The answer should consist of all the entries, repeated word for word.
◇ ◇ ◇ ◇ ◇
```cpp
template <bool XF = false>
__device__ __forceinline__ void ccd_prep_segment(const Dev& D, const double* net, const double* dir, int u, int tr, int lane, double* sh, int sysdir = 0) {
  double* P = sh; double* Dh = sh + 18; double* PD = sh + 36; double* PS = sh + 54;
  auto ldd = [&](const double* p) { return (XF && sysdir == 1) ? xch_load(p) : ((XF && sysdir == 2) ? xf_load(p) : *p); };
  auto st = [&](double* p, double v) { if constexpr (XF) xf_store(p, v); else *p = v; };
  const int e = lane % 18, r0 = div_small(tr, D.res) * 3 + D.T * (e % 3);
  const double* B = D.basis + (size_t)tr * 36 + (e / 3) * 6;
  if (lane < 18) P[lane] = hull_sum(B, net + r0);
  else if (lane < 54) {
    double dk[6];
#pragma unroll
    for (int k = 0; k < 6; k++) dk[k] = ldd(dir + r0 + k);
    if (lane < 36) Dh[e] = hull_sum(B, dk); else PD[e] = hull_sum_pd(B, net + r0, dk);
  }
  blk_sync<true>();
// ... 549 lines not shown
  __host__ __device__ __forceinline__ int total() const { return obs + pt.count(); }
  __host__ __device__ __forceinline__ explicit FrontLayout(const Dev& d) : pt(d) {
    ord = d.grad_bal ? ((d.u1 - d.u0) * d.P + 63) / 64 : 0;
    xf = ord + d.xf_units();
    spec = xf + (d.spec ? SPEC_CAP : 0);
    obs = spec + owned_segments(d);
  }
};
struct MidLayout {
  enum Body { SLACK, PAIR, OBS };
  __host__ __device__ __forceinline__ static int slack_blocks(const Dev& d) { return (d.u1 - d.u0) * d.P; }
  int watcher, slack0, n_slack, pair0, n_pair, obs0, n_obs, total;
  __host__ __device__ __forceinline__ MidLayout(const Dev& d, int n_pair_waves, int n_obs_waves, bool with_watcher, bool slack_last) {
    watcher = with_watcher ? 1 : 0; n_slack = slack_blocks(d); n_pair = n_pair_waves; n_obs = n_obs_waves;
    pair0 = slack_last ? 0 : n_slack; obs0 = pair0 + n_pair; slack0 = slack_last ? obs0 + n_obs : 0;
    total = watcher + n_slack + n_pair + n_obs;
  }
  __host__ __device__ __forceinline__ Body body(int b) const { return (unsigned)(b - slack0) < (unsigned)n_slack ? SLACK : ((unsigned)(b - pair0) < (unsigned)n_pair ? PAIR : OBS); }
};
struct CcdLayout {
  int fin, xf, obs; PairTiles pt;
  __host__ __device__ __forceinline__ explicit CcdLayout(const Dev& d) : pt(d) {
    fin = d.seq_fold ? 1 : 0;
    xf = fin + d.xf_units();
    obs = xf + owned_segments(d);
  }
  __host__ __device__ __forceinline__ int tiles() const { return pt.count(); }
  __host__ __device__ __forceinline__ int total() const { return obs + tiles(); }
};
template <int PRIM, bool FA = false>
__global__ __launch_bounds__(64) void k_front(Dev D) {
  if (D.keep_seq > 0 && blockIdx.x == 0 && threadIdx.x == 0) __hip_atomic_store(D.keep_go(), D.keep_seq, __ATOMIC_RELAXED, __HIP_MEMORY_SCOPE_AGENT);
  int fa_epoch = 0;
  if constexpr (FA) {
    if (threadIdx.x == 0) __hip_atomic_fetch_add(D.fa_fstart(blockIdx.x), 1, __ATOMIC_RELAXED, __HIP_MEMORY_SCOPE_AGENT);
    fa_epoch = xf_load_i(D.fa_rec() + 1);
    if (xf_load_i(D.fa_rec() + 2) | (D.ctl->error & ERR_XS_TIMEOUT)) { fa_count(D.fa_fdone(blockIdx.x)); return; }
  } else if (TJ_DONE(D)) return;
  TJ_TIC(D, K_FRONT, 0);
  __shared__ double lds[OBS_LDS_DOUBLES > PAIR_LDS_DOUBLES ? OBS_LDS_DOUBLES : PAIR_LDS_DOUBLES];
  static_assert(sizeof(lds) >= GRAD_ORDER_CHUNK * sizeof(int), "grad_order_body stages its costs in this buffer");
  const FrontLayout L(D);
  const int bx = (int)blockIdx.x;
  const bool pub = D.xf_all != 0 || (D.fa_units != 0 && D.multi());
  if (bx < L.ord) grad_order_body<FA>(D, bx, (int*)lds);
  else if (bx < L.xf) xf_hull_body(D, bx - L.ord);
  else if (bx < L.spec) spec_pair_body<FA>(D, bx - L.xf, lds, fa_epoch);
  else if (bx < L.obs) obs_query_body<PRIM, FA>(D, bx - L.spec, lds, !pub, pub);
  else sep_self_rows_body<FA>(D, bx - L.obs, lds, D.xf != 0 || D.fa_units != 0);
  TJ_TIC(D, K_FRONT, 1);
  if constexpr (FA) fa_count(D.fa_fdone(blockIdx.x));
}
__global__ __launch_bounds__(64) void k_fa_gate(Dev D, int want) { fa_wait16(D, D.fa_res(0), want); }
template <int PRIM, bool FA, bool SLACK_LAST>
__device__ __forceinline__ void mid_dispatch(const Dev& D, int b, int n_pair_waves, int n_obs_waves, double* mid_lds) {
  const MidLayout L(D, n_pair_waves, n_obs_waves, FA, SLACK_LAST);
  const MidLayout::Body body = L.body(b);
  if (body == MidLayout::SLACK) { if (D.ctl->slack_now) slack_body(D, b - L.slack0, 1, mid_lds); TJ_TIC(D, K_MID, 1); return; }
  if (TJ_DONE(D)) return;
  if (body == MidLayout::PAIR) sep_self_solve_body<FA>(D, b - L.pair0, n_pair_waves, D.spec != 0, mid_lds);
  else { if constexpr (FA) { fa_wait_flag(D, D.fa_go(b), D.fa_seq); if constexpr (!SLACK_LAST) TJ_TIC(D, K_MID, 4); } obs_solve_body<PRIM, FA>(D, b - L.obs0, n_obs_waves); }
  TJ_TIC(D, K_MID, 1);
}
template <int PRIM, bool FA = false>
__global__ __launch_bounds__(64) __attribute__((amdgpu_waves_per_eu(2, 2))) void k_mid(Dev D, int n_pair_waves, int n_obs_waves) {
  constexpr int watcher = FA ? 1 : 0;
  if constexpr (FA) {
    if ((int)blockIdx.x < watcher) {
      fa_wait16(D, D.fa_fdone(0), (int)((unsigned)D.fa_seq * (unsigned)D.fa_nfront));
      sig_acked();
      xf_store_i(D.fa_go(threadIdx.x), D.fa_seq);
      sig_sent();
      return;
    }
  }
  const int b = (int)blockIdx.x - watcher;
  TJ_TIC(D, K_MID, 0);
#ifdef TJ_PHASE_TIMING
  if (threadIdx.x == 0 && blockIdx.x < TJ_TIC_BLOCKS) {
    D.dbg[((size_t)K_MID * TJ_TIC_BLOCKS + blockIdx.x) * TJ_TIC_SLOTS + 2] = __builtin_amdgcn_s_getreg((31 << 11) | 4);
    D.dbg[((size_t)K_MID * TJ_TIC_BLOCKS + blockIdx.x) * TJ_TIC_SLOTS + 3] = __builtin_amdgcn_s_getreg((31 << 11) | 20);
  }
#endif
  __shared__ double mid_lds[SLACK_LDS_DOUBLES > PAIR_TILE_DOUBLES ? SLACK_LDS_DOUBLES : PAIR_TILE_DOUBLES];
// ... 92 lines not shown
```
◇ ◇ ◇ ◇ ◇
> [ANSWER BOX]:
```cpp
template <bool XF = false>
__device__ __forceinline__ void ccd_prep_segment(const Dev& D, const double* net, const double* dir, int u, int tr, int lane, double* sh, int sysdir = 0) {
  double* P = sh; double* Dh = sh + 18; double* PD = sh + 36; double* PS = sh + 54;
  auto ldd = [&](const double* p) { return (XF && sysdir == 1) ? xch_load(p) : ((XF && sysdir == 2) ? xf_load(p) : *p); };
  auto st = [&](double* p, double v) { if constexpr (XF) xf_store(p, v); else *p = v; };
  const int e = lane % 18, r0 = div_small(tr, D.res) * 3 + D.T * (e % 3);
  const double* B = D.basis + (size_t)tr * 36 + (e / 3) * 6;
  if (lane < 18) P[lane] = hull_sum(B, net + r0);
  else if (lane < 54) {
    double dk[6];
#pragma unroll
    for (int k = 0; k < 6; k++) dk[k] = ldd(dir + r0 + k);
    if (lane < 36) Dh[e] = hull_sum(B, dk); else PD[e] = hull_sum_pd(B, net + r0, dk);
  }
  blk_sync<true>();
// ... 549 lines not shown
  __host__ __device__ __forceinline__ int total() const { return obs + pt.count(); }
  __host__ __device__ __forceinline__ explicit FrontLayout(const Dev& d) : pt(d) {
    ord = d.grad_bal ? ((d.u1 - d.u0) * d.P + 63) / 64 : 0;
    xf = ord + d.xf_units();
    spec = xf + (d.spec ? SPEC_CAP : 0);
    obs = spec + owned_segments(d);
  }
};
struct MidLayout {
  enum Body { SLACK, PAIR, OBS };
  __host__ __device__ __forceinline__ static int slack_blocks(const Dev& d) { return (d.u1 - d.u0) * d.P; }
  int watcher, slack0, n_slack, pair0, n_pair, obs0, n_obs, total;
  __host__ __device__ __forceinline__ MidLayout(const Dev& d, int n_pair_waves, int n_obs_waves, bool with_watcher, bool slack_last) {
    watcher = with_watcher ? 1 : 0; n_slack = slack_blocks(d); n_pair = n_pair_waves; n_obs = n_obs_waves;
    pair0 = slack_last ? 0 : n_slack; obs0 = pair0 + n_pair; slack0 = slack_last ? obs0 + n_obs : 0;
    total = watcher + n_slack + n_pair + n_obs;
  }
  __host__ __device__ __forceinline__ Body body(int b) const { return (unsigned)(b - slack0) < (unsigned)n_slack ? SLACK : ((unsigned)(b - pair0) < (unsigned)n_pair ? PAIR : OBS); }
};
struct CcdLayout {
  int fin, xf, obs; PairTiles pt;
  __host__ __device__ __forceinline__ explicit CcdLayout(const Dev& d) : pt(d) {
    fin = d.seq_fold ? 1 : 0;
    xf = fin + d.xf_units();
    obs = xf + owned_segments(d);
  }
  __host__ __device__ __forceinline__ int tiles() const { return pt.count(); }
  __host__ __device__ __forceinline__ int total() const { return obs + tiles(); }
};
template <int PRIM, bool FA = false>
__global__ __launch_bounds__(64) void k_front(Dev D) {
  if (D.keep_seq > 0 && blockIdx.x == 0 && threadIdx.x == 0) __hip_atomic_store(D.keep_go(), D.keep_seq, __ATOMIC_RELAXED, __HIP_MEMORY_SCOPE_AGENT);
  int fa_epoch = 0;
  if constexpr (FA) {
    if (threadIdx.x == 0) __hip_atomic_fetch_add(D.fa_fstart(blockIdx.x), 1, __ATOMIC_RELAXED, __HIP_MEMORY_SCOPE_AGENT);
    fa_epoch = xf_load_i(D.fa_rec() + 1);
    if (xf_load_i(D.fa_rec() + 2) | (D.ctl->error & ERR_XS_TIMEOUT)) { fa_count(D.fa_fdone(blockIdx.x)); return; }
  } else if (TJ_DONE(D)) return;
  TJ_TIC(D, K_FRONT, 0);
  __shared__ double lds[OBS_LDS_DOUBLES > PAIR_LDS_DOUBLES ? OBS_LDS_DOUBLES : PAIR_LDS_DOUBLES];
  static_assert(sizeof(lds) >= GRAD_ORDER_CHUNK * sizeof(int), "grad_order_body stages its costs in this buffer");
  const FrontLayout L(D);
  const int bx = (int)blockIdx.x;
  const bool pub = D.xf_all != 0 || (D.fa_units != 0 && D.multi());
  if (bx < L.ord) grad_order_body<FA>(D, bx, (int*)lds);
  else if (bx < L.xf) xf_hull_body(D, bx - L.ord);
  else if (bx < L.spec) spec_pair_body<FA>(D, bx - L.xf, lds, fa_epoch);
  else if (bx < L.obs) obs_query_body<PRIM, FA>(D, bx - L.spec, lds, !pub, pub);
  else sep_self_rows_body<FA>(D, bx - L.obs, lds, D.xf != 0 || D.fa_units != 0);
  TJ_TIC(D, K_FRONT, 1);
  if constexpr (FA) fa_count(D.fa_fdone(blockIdx.x));
}
__global__ __launch_bounds__(64) void k_fa_gate(Dev D, int want) { fa_wait16(D, D.fa_res(0), want); }
template <int PRIM, bool FA, bool SLACK_LAST>
__device__ __forceinline__ void mid_dispatch(const Dev& D, int b, int n_pair_waves, int n_obs_waves, double* mid_lds) {
  const MidLayout L(D, n_pair_waves, n_obs_waves, FA, SLACK_LAST);
  const MidLayout::Body body = L.body(b);
  if (body == MidLayout::SLACK) { if (D.ctl->slack_now) slack_body(D, b - L.slack0, 1, mid_lds); TJ_TIC(D, K_MID, 1); return; }
  if (TJ_DONE(D)) return;
  if (body == MidLayout::PAIR) sep_self_solve_body<FA>(D, b - L.pair0, n_pair_waves, D.spec != 0, mid_lds);
  else { if constexpr (FA) { fa_wait_flag(D, D.fa_go(b), D.fa_seq); if constexpr (!SLACK_LAST) TJ_TIC(D, K_MID, 4); } obs_solve_body<PRIM, FA>(D, b - L.obs0, n_obs_waves); }
  TJ_TIC(D, K_MID, 1);
}
template <int PRIM, bool FA = false>
__global__ __launch_bounds__(64) __attribute__((amdgpu_waves_per_eu(2, 2))) void k_mid(Dev D, int n_pair_waves, int n_obs_waves) {
  constexpr int watcher = FA ? 1 : 0;
  if constexpr (FA) {
    if ((int)blockIdx.x < watcher) {
      fa_wait16(D, D.fa_fdone(0), (int)((unsigned)D.fa_seq * (unsigned)D.fa_nfront));
      sig_acked();
      xf_store_i(D.fa_go(threadIdx.x), D.fa_seq);
      sig_sent();
      return;
    }
  }
  const int b = (int)blockIdx.x - watcher;
  TJ_TIC(D, K_MID, 0);
#ifdef TJ_PHASE_TIMING
  if (threadIdx.x == 0 && blockIdx.x < TJ_TIC_BLOCKS) {
    D.dbg[((size_t)K_MID * TJ_TIC_BLOCKS + blockIdx.x) * TJ_TIC_SLOTS + 2] = __builtin_amdgcn_s_getreg((31 << 11) | 4);
    D.dbg[((size_t)K_MID * TJ_TIC_BLOCKS + blockIdx.x) * TJ_TIC_SLOTS + 3] = __builtin_amdgcn_s_getreg((31 << 11) | 20);
  }
#endif
  __shared__ double mid_lds[SLACK_LDS_DOUBLES > PAIR_TILE_DOUBLES ? SLACK_LDS_DOUBLES : PAIR_TILE_DOUBLES];
// ... 92 lines not shown
```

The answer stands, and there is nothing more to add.